Beginnings under Alexander I (1816–1918) 

In 1795, the partitions of Poland left Warsaw with access only to the Academy of Vilnius when the oldest and most influential Polish academic center, the Jagiellonian University in Kraków, became part of the Austrian Habsburg monarchy. In 1815, the newly established semi-autonomous polity of Congress Poland found itself without a university at all, as Vilnius was incorporated into the Russian Empire. In 1816, Alexander I permitted the Polish authorities to create a university, comprising five departments: Law and Administration, Medicine, Philosophy, Theology, and Art and Humanities. The university soon grew to 800 students and 50 professors. After most of the students and professors took part in the November 1830 Uprising the university was closed down; it was again closed after the failed January Uprising of 1863. As a consequence, all Polish-language schools were prohibited by the Imperial Russian government which controlled Congress Poland. During its short existence, the university educated thousands of students, many of whom became part of the backbone of the Polish intelligentsia.

In 1915, during the First World War, Warsaw was seized by German Empire and the occupying German authorities allowed a certain degree of liberalization to gain military support from the Poles. In accordance with the concept of Mitteleuropa, the Germans permitted several Polish social and educational societies to be recreated, including the University of Warsaw. The Polish language was reintroduced, but, in order to maintain Polish patriotic movement in control, the number of lecturers was kept low. No limits on the number of students; between 1915 and 1918 the number of alumni rose from a mere 1,000 to over 4,500.

Second Polish Republic (1918–1939) 

After Poland regained its independence in 1918, the University of Warsaw began to grow very quickly. It was reformed; all the important posts (the rector, senate, deans and councils) became democratically elected, and the state spent considerable amounts of money to modernize and equip it. Many professors returned from exile and cooperated in the effort. By the late 1920s the level of education in Warsaw had reached that of western Europe.

By the beginning of the 1930s the University of Warsaw had become the largest university in Poland, with over 250 lecturers and 10,000 students. However, the financial problems of the newly reborn state did not allow for free education, and students had to pay a tuition fee for their studies (an average monthly salary, for a year). Also, the number of scholarships was very limited, and only approximately 3% of students were able to get one. Despite these economic problems, the University of Warsaw grew rapidly. New departments were opened, and the main campus was expanded. After the death of Józef Piłsudski the Senate of the University of Warsaw changed its name to "Józef Piłsudski University of Warsaw" (Uniwersytet Warszawski im. Józefa Piłsudskiego). The Sanacja government proceeded to limit the autonomy of the universities. Professors and students remained divided for the rest of the 1930s as the system of segregated seating for Jewish students, known as ghetto benches, was introduced.

World War II (1939–1945) 

After the Polish Defensive War of 1939 the German authorities of the General Government closed all the institutions of higher education in Poland. The equipment and most of the laboratories were taken to Germany and divided amongst the German universities while the main campus of the University of Warsaw was turned into military barracks.
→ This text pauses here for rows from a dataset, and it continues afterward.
template <int KS, int NOUT, bool F32IN = false>
__global__ __launch_bounds__(256) void conv_narrow_kernel(const _Float16* __restrict__ x, int ldx, int H, int W, int C,
                                                          const float* __restrict__ w, const float* __restrict__ bias,
                                                          const float* __restrict__ residual, float* __restrict__ out) {
    constexpr int R = KS / 2;
    extern __shared__ __attribute__((aligned(16))) unsigned char nsm[];
    const int TH = 256 / W, bands = H / TH;
    const int b = blockIdx.x / bands, y0 = (blockIdx.x % bands) * TH;
    const int tid = threadIdx.x, ty = tid / W, tx = tid % W;
    const int PW = W + 2 * R, PH = TH + 2 * R;
    float acc[NOUT];
#pragma unroll
    for (int n = 0; n < NOUT; ++n) acc[n] = 0.f;
    const int K = KS * KS * C;
    constexpr int MAXP = F32IN ? 13 : 7, PPX = F32IN ? 8 : 4;
    const int npiece = PH * PW * PPX;
    float4 pre[F32IN ? MAXP : 2 * MAXP];
    auto fetch = [&](int c0) __attribute__((always_inline)) {
#pragma unroll
        for (int j = 0; j < MAXP; ++j) {
            const int i = min(tid + 256 * j, npiece - 1);
            const int piece = i % PPX, px = i / PPX, sy = px / PW, sx = px - sy * PW;
            const int iy = y0 + sy - R, ix = sx - R;
            const unsigned m = 0u - (unsigned)((tid + 256 * j < npiece) & (iy >= 0) & (iy < H) & (ix >= 0) & (ix < W));
            const int iyc = min(max(iy, 0), H - 1), ixc = min(max(ix, 0), W - 1);
            typedef unsigned u4n __attribute__((ext_vector_type(4)));
            if constexpr (F32IN) {
                const u4n raw = *(const u4n*)((const float*)x + (((size_t)b * H + iyc) * W + ixc) * (size_t)ldx + c0 + 4 * piece) & m;
                pre[j] = __builtin_bit_cast(float4, raw);
            } else {
                const u4n* src = (const u4n*)(x + (((size_t)b * H + iyc) * W + ixc) * (size_t)(2 * ldx) + 2 * c0 + 16 * piece);
                pre[2 * j] = __builtin_bit_cast(float4, src[0] & m);
                pre[2 * j + 1] = __builtin_bit_cast(float4, src[1] & m);
            }
        }
    };
    fetch(0);
    for (int c0 = 0; c0 < C; c0 += 32) {
        __syncthreads();
#pragma unroll
        for (int j = 0; j < MAXP; ++j) {
            const int i = tid + 256 * j;
            if (i >= npiece) continue;
            if constexpr (F32IN) {
                *(float4*)(nsm + (size_t)(i >> 3) * NRW_PITCH + 16 * (i & 7)) = pre[j];
            } else {
                typedef _Float16 h8v __attribute__((ext_vector_type(8)));
                const h8v hi = __builtin_bit_cast(h8v, pre[2 * j]), lo = __builtin_bit_cast(h8v, pre[2 * j + 1]);
                float4 a, c;
                a.x = (float)hi[0] + (float)lo[0]; a.y = (float)hi[1] + (float)lo[1]; a.z = (float)hi[2] + (float)lo[2]; a.w = (float)hi[3] + (float)lo[3];
                c.x = (float)hi[4] + (float)lo[4]; c.y = (float)hi[5] + (float)lo[5]; c.z = (float)hi[6] + (float)lo[6]; c.w = (float)hi[7] + (float)lo[7];
                unsigned char* d = nsm + (size_t)(i >> 2) * NRW_PITCH + 32 * (i & 3);
                *(float4*)d = a;
                *(float4*)(d + 16) = c;
            }
        }
        __syncthreads();
        if (c0 + 32 < C) fetch(c0 + 32);
#pragma unroll
        for (int dy = 0; dy < KS; ++dy)
#pragma unroll
            for (int dx = 0; dx < KS; ++dx) {
                const unsigned char* p = nsm + (size_t)((ty + dy) * PW + tx + dx) * NRW_PITCH;
                const float* wt = w + (dy * KS + dx) * C + c0;
#pragma unroll
                for (int g = 0; g < 8; ++g) {
                    const f4 xv = *(const f4*)(p + 16 * g);
#pragma unroll
                    for (int e = 0; e < 4; ++e)
#pragma unroll
                        for (int n = 0; n < NOUT; ++n) acc[n] = fmaf(xv[e], wt[n * K + 4 * g + e], acc[n]);
                }
            }
    }
    const size_t o = (((size_t)b * H + y0 + ty) * W + tx) * NOUT;
#pragma unroll
    for (int n = 0; n < NOUT; ++n) {
        float v = (F32IN ? acc[n] : acc[n] * (1.0f / PP_A_SCALE)) + (bias ? bias[n] : 0.f);
        if (residual) v += residual[o + n];
        out[o + n] = v;
    }
}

German racial theories assumed that no education of Poles was needed and the whole nation was to be turned into uneducated serfs of the German race. Education in Polish was banned and punished with death. However, many professors organized the so-called "Secret University of Warsaw" (Tajny Uniwersytet Warszawski). The lectures were held in small groups in private apartments and the attendants were constantly risking discovery and death. However, the net of underground faculties spread rapidly and by 1944 there were more than 300 lecturers and 3,500 students at various courses.

Many students took part in the Warsaw Uprising as soldiers of the Armia Krajowa and Szare Szeregi. The German-held campus of the university was turned into a fortified area with bunkers and machine gun nests. It was located close to the buildings occupied by the German garrison of Warsaw. Heavy fights for the campus started on the first day of the Uprising, but the partisans were not able to break through the gates. Several assaults were bloodily repelled and the campus remained in German hands until the end of the fights. During the uprising and the occupation 63 professors were killed, either during fights or as an effect of German policy of extermination of Polish intelligentsia. The university lost 60% of its buildings during the fighting in 1944. A large part of the collection of priceless works of art and books donated to the university was either destroyed or transported to Germany, never to return.

Post-war and the People's Republic (1945–1989) 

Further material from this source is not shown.